I understand that building the table may take a large amount of space but the time taken will come down significantly.
For example, if you have myset = {"bar", "foo", "cya", "test"} and you are searching for 'f.o'
The moment you check for list of words starting with f, you eliminate the rest of the set. Just an idea.. Hope it helps.
我有同样的问题,并且我对在互联网上找到的大多数想法/解决方案并不完全满意。我认为“正确”的方法是使用有向非循环词图。我并没有完全做到这一点,但我向 Trie 添加了一些额外的逻辑来获得类似的效果。
请参阅我的
isWord()
实现,类似于您想要的find()
接口。它的工作原理是向下递归 Trie,在通配符上分支,然后将结果收集回一个公共集合中。 (参见findNodes()
。)getMatchingWords()
本质上是相似的,只不过它返回匹配单词的集合,而不仅仅是一个关于是否匹配单词的布尔值。查询匹配任何内容。I had this same question, and I wasn't completely happy with most of the ideas/solutions I found on the internet.

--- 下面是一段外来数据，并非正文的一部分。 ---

template <int RES>
__host__ __device__ __forceinline__ void wino6_output_tile(const WinoOutParams& p, int b, int ty, int tx, int c, float bv,
                                                           float inv, float& sum, float& sq) {
  const int64_t m = ((int64_t)b * p.th + ty) * p.tw + tx;
  float mm[64];
#pragma unroll
  for (int q = 0; q < 64; ++q) mm[q] = p.m[((int64_t)q * p.Mtot + m) * p.Cout + c];
  float t6[48], y[36];
#pragma unroll
  for (int j = 0; j < 8; ++j) wino_at8<8, 8>(mm + j, t6 + j);
#pragma unroll
  for (int i = 0; i < 6; ++i) wino_at8<1, 1>(t6 + 8 * i, y + 6 * i);
  const int h0 = 6 * ty, w0 = 6 * tx;
  float rup[RES == BBDM_RES_UP2 ? 9 : 1];
  if constexpr (RES == BBDM_RES_UP2) {
    const int H2 = p.H >> 1, W2 = p.W >> 1;
#pragma unroll
    for (int i = 0; i < 3; ++i)
#pragma unroll
      for (int j = 0; j < 3; ++j)
        rup[i * 3 + j] = 3 * ty + i < H2 && 3 * tx + j < W2
                             ? p.residual[(((int64_t)b * H2 + 3 * ty + i) * W2 + 3 * tx + j) * p.Cout + c] : 0.f;
  }
  const int64_t pix0 = ((int64_t)b * p.H + h0) * p.W + w0;
#pragma unroll
  for (int i0 = 0; i0 < 6; i0 += 3) {
    float rs[18];
#pragma unroll
    for (int i = 0; i < 3; ++i)
#pragma unroll
      for (int j = 0; j < 6; ++j) {
        rs[i * 6 + j] = 0.f;
        if (h0 + i0 + i >= p.H || w0 + j >= p.W) continue;
        if constexpr (RES == BBDM_RES_SAME) {
          rs[i * 6 + j] = p.residual[(pix0 + (int64_t)(i0 + i) * p.W + j) * p.Cout + c];
        } else if constexpr (RES == BBDM_RES_DOWN2) {
          const int64_t W2 = (int64_t)p.W * 2;
          const float* rp = p.residual + (((int64_t)b * p.H * 2 + (h0 + i0 + i) * 2) * W2 + (w0 + j) * 2) * p.Cout + c;
          rs[i * 6 + j] = 0.25f * (((rp[0] + rp[p.Cout]) + rp[W2 * p.Cout]) + rp[(W2 + 1) * p.Cout]);
        }
      }
#pragma unroll
    for (int i = 0; i < 3; ++i)
#pragma unroll
      for (int j = 0; j < 6; ++j) {
        if (h0 + i0 + i >= p.H || w0 + j >= p.W) continue;
        float r = fmaf(y[(i0 + i) * 6 + j], inv, bv);
        if constexpr (RES == BBDM_RES_SAME || RES == BBDM_RES_DOWN2) r += rs[i * 6 + j];
        else if constexpr (RES == BBDM_RES_UP2) r += rup[((i0 + i) >> 1) * 3 + (j >> 1)];
        p.out[(pix0 + (int64_t)(i0 + i) * p.W + j) * p.Cout + c] = r;
        sum += r;
        sq = fmaf(r, r, sq);
      }
  }
}

template <int RES>
__global__ void __launch_bounds__(256, RES == BBDM_RES_SAME || RES == BBDM_RES_DOWN2 ? 1 : 2)
wino6_output_kernel(const WinoOutParams p) {
  __shared__ float red[4][64][2];
  const int cg = blockIdx.x, ty = blockIdx.y, b = blockIdx.z;
  const int cl = threadIdx.x & 63, tl = threadIdx.x >> 6;
  const int c = cg * 64 + cl;
  const float bv = p.bias ? p.bias[c] : 0.f;
  const float inv = p.inv_wscale ? __ldg(p.inv_wscale) : 1.0f / WINO_WSCALE_FIXED;
  float sum = 0.f, sq = 0.f;
  for (int tx = tl; tx < p.tw; tx += 4) wino6_output_tile<RES>(p, b, ty, tx, c, bv, inv, sum, sq);
  if (p.stats) {
    red[tl][cl][0] = sum; red[tl][cl][1] = sq;
    __syncthreads();
    if (threadIdx.x < 64) {
      float a = 0.f, q = 0.f;
#pragma unroll
      for (int k = 0; k < 4; ++k) { a += red[k][threadIdx.x][0]; q += red[k][threadIdx.x][1]; }
      const int64_t prow = (int64_t)b * p.th + ty;
      *reinterpret_cast<float2*>(p.stats + (prow * p.Cout + cg * 64 + threadIdx.x) * 2) = make_float2(a, q);
    }
  }
}
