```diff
-    if (select_share) {
-      if ((rc = select_mine(c, out, (uint32_t)nsmall, sel, mine, [&](unsigned char *flag) {
-            hipLaunchKernelGGL(small_mine_kernel, dim3(blocks_for(nsmall)), dim3(256), 0, c->stream, Q,
-                               out, (uint32_t)nsmall, wfirst, wstep, flag);
-          })))
-        return rc;
-      keep = sel.b.p;
-    }
-    if (mine)
-      HIP_TRY(c, hipMemcpyAsync(c->small_tiles.p, keep, (size_t)mine * sizeof(uint32_t),
-                                hipMemcpyDeviceToDevice, c->stream));
-    if (select_share)
-      HIP_TRY(c, hipStreamSynchronize(c->stream));
-    c->nsmall = (uint32_t)mine;
-  }
+  if (!early && (rc = descriptors_tail()))
+    return rc;
   LAYOUT_MARK(5);
   if (src.finish && (rc = src.finish()))
     return rc;
   HIP_TRY(c, hipStreamSynchronize(c->stream));
+  c->pending_launch = nullptr;
+  c->ntiles = (uint32_t)ntiles;
+  c->nchunks = (uint32_t)chunks_mine;
+  c->nsmall = (uint32_t)small_mine;
   const auto t_end = std::chrono::steady_clock::now();
 #undef LAYOUT_MARK
   for (float &x : c->layout_kernel_ms)
```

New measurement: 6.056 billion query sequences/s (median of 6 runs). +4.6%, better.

I think the "right" way to do this is to use a Directed Acyclic Word Graph. I didn't quite do that, but I added some additional logic to a Trie to get a similar effect.
See my
isWord()
implementation, analogous to your desiredfind()
interface. It works by recursing down the Trie, branching on wildcard, and then collecting results back into a common set. (SeefindNodes()
.)getMatchingWords()
is similar in spirit, except that it returns the set of matching words, instead of just a boolean as to whether or not the query matches anything.